-- PROVIDED ENTRIES follows --
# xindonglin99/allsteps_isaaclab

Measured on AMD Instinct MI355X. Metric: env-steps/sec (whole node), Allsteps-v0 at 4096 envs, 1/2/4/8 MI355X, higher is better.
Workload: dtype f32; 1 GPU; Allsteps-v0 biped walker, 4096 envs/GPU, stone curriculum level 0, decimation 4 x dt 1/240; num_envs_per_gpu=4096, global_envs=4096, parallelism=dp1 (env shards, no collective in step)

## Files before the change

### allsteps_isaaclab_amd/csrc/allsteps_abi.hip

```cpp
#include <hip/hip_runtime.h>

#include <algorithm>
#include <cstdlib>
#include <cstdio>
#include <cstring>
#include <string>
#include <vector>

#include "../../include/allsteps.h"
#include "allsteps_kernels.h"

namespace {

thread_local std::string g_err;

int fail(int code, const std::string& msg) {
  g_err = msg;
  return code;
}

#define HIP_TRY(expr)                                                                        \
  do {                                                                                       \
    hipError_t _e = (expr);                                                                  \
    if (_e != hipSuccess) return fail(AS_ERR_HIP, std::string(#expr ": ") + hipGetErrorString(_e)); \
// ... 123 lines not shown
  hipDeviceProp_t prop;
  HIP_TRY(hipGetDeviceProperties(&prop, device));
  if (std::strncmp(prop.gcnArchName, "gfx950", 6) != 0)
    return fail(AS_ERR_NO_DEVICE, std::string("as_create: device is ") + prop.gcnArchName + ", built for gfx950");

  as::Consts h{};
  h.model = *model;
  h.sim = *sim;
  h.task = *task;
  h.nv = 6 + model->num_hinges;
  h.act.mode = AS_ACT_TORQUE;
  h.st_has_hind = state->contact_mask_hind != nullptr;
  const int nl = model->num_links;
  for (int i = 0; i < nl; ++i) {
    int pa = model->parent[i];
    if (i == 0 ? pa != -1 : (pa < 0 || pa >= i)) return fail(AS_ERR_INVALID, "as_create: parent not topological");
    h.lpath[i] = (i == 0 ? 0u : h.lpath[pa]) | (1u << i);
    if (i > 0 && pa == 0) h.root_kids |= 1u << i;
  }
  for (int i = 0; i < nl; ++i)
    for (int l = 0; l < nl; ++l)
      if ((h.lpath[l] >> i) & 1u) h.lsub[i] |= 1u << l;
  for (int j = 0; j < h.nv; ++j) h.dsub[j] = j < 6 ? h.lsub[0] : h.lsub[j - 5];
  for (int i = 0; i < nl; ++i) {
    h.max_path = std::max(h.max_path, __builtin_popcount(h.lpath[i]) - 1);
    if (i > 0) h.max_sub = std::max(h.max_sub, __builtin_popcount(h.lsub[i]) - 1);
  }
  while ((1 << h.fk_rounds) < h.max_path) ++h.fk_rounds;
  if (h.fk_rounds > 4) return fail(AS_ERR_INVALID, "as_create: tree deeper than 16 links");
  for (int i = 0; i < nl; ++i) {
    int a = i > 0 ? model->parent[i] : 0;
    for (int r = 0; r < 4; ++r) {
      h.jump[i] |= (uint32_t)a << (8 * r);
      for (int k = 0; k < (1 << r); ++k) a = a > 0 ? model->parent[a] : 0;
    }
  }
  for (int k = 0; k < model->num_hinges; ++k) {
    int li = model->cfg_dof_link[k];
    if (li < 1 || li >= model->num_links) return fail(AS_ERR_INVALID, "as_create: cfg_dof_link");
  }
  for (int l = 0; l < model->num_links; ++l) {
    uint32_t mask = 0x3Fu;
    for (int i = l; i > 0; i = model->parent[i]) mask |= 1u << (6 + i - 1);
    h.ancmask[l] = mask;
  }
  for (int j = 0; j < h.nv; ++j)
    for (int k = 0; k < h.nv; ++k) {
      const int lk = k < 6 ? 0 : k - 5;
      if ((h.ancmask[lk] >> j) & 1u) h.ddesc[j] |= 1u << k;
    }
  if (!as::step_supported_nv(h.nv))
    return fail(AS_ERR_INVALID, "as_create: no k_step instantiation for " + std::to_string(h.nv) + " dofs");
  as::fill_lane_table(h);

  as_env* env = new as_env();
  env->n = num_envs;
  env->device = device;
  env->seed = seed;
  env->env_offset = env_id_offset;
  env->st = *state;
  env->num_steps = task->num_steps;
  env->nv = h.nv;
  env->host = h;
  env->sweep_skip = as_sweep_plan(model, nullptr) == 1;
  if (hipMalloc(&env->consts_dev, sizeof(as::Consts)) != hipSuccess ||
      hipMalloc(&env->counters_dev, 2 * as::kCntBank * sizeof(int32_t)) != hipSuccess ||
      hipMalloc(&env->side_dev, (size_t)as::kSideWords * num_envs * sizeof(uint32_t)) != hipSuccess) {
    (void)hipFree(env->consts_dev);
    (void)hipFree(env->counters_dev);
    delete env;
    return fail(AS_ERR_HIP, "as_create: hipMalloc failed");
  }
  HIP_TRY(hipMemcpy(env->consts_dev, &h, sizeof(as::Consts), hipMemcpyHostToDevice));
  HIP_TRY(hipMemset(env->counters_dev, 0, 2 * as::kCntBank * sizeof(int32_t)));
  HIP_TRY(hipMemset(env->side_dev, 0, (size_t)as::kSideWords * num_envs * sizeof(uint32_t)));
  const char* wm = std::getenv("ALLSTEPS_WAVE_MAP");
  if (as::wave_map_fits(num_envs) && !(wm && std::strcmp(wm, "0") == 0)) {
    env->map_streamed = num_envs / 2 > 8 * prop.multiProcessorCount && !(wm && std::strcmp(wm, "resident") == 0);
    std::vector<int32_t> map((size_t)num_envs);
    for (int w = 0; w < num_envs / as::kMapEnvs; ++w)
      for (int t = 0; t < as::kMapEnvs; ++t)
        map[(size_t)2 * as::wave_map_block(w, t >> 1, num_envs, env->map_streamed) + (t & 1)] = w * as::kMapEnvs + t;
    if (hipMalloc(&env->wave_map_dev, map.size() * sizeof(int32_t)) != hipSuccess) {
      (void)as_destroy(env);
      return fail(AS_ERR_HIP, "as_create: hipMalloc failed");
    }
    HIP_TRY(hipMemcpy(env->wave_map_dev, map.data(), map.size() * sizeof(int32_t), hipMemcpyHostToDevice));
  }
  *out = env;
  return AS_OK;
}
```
-- PROVIDED ENTRIES concluded --
» **EXERCISE GOAL**
Every line above should be transcribed exactly.

» **SOLUTION TO THIS PROBLEM**
# xindonglin99/allsteps_isaaclab

Measured on AMD Instinct MI355X. Metric: env-steps/sec (whole node), Allsteps-v0 at 4096 envs, 1/2/4/8 MI355X, higher is better.
Workload: dtype f32; 1 GPU; Allsteps-v0 biped walker, 4096 envs/GPU, stone curriculum level 0, decimation 4 x dt 1/240; num_envs_per_gpu=4096, global_envs=4096, parallelism=dp1 (env shards, no collective in step)

## Files before the change

### allsteps_isaaclab_amd/csrc/allsteps_abi.hip

```cpp
#include <hip/hip_runtime.h>

#include <algorithm>
#include <cstdlib>
#include <cstdio>
#include <cstring>
#include <string>
#include <vector>

#include "../../include/allsteps.h"
#include "allsteps_kernels.h"

namespace {

thread_local std::string g_err;

int fail(int code, const std::string& msg) {
  g_err = msg;
  return code;
}

#define HIP_TRY(expr)                                                                        \
  do {                                                                                       \
    hipError_t _e = (expr);                                                                  \
    if (_e != hipSuccess) return fail(AS_ERR_HIP, std::string(#expr ": ") + hipGetErrorString(_e)); \
// ... 123 lines not shown
  hipDeviceProp_t prop;
  HIP_TRY(hipGetDeviceProperties(&prop, device));
  if (std::strncmp(prop.gcnArchName, "gfx950", 6) != 0)
    return fail(AS_ERR_NO_DEVICE, std::string("as_create: device is ") + prop.gcnArchName + ", built for gfx950");

  as::Consts h{};
  h.model = *model;
  h.sim = *sim;
  h.task = *task;
  h.nv = 6 + model->num_hinges;
  h.act.mode = AS_ACT_TORQUE;
  h.st_has_hind = state->contact_mask_hind != nullptr;
  const int nl = model->num_links;
  for (int i = 0; i < nl; ++i) {
    int pa = model->parent[i];
    if (i == 0 ? pa != -1 : (pa < 0 || pa >= i)) return fail(AS_ERR_INVALID, "as_create: parent not topological");
    h.lpath[i] = (i == 0 ? 0u : h.lpath[pa]) | (1u << i);
    if (i > 0 && pa == 0) h.root_kids |= 1u << i;
  }
  for (int i = 0; i < nl; ++i)
    for (int l = 0; l < nl; ++l)
      if ((h.lpath[l] >> i) & 1u) h.lsub[i] |= 1u << l;
  for (int j = 0; j < h.nv; ++j) h.dsub[j] = j < 6 ? h.lsub[0] : h.lsub[j - 5];
  for (int i = 0; i < nl; ++i) {
    h.max_path = std::max(h.max_path, __builtin_popcount(h.lpath[i]) - 1);
    if (i > 0) h.max_sub = std::max(h.max_sub, __builtin_popcount(h.lsub[i]) - 1);
  }
  while ((1 << h.fk_rounds) < h.max_path) ++h.fk_rounds;
  if (h.fk_rounds > 4) return fail(AS_ERR_INVALID, "as_create: tree deeper than 16 links");
  for (int i = 0; i < nl; ++i) {
    int a = i > 0 ? model->parent[i] : 0;
    for (int r = 0; r < 4; ++r) {
      h.jump[i] |= (uint32_t)a << (8 * r);
      for (int k = 0; k < (1 << r); ++k) a = a > 0 ? model->parent[a] : 0;
    }
  }
  for (int k = 0; k < model->num_hinges; ++k) {
    int li = model->cfg_dof_link[k];
    if (li < 1 || li >= model->num_links) return fail(AS_ERR_INVALID, "as_create: cfg_dof_link");
  }
  for (int l = 0; l < model->num_links; ++l) {
    uint32_t mask = 0x3Fu;
    for (int i = l; i > 0; i = model->parent[i]) mask |= 1u << (6 + i - 1);
    h.ancmask[l] = mask;
  }
  for (int j = 0; j < h.nv; ++j)
    for (int k = 0; k < h.nv; ++k) {
      const int lk = k < 6 ? 0 : k - 5;
      if ((h.ancmask[lk] >> j) & 1u) h.ddesc[j] |= 1u << k;
    }
  if (!as::step_supported_nv(h.nv))
    return fail(AS_ERR_INVALID, "as_create: no k_step instantiation for " + std::to_string(h.nv) + " dofs");
  as::fill_lane_table(h);

  as_env* env = new as_env();
  env->n = num_envs;
  env->device = device;
  env->seed = seed;
  env->env_offset = env_id_offset;
  env->st = *state;
  env->num_steps = task->num_steps;
  env->nv = h.nv;
  env->host = h;
  env->sweep_skip = as_sweep_plan(model, nullptr) == 1;
  if (hipMalloc(&env->consts_dev, sizeof(as::Consts)) != hipSuccess ||
      hipMalloc(&env->counters_dev, 2 * as::kCntBank * sizeof(int32_t)) != hipSuccess ||
      hipMalloc(&env->side_dev, (size_t)as::kSideWords * num_envs * sizeof(uint32_t)) != hipSuccess) {
    (void)hipFree(env->consts_dev);
    (void)hipFree(env->counters_dev);
    delete env;
    return fail(AS_ERR_HIP, "as_create: hipMalloc failed");
  }
  HIP_TRY(hipMemcpy(env->consts_dev, &h, sizeof(as::Consts), hipMemcpyHostToDevice));
  HIP_TRY(hipMemset(env->counters_dev, 0, 2 * as::kCntBank * sizeof(int32_t)));
  HIP_TRY(hipMemset(env->side_dev, 0, (size_t)as::kSideWords * num_envs * sizeof(uint32_t)));
  const char* wm = std::getenv("ALLSTEPS_WAVE_MAP");
  if (as::wave_map_fits(num_envs) && !(wm && std::strcmp(wm, "0") == 0)) {
    env->map_streamed = num_envs / 2 > 8 * prop.multiProcessorCount && !(wm && std::strcmp(wm, "resident") == 0);
    std::vector<int32_t> map((size_t)num_envs);
    for (int w = 0; w < num_envs / as::kMapEnvs; ++w)
      for (int t = 0; t < as::kMapEnvs; ++t)
        map[(size_t)2 * as::wave_map_block(w, t >> 1, num_envs, env->map_streamed) + (t & 1)] = w * as::kMapEnvs + t;
    if (hipMalloc(&env->wave_map_dev, map.size() * sizeof(int32_t)) != hipSuccess) {
      (void)as_destroy(env);
      return fail(AS_ERR_HIP, "as_create: hipMalloc failed");
    }
    HIP_TRY(hipMemcpy(env->wave_map_dev, map.data(), map.size() * sizeof(int32_t), hipMemcpyHostToDevice));
  }
  *out = env;
  return AS_OK;
}
```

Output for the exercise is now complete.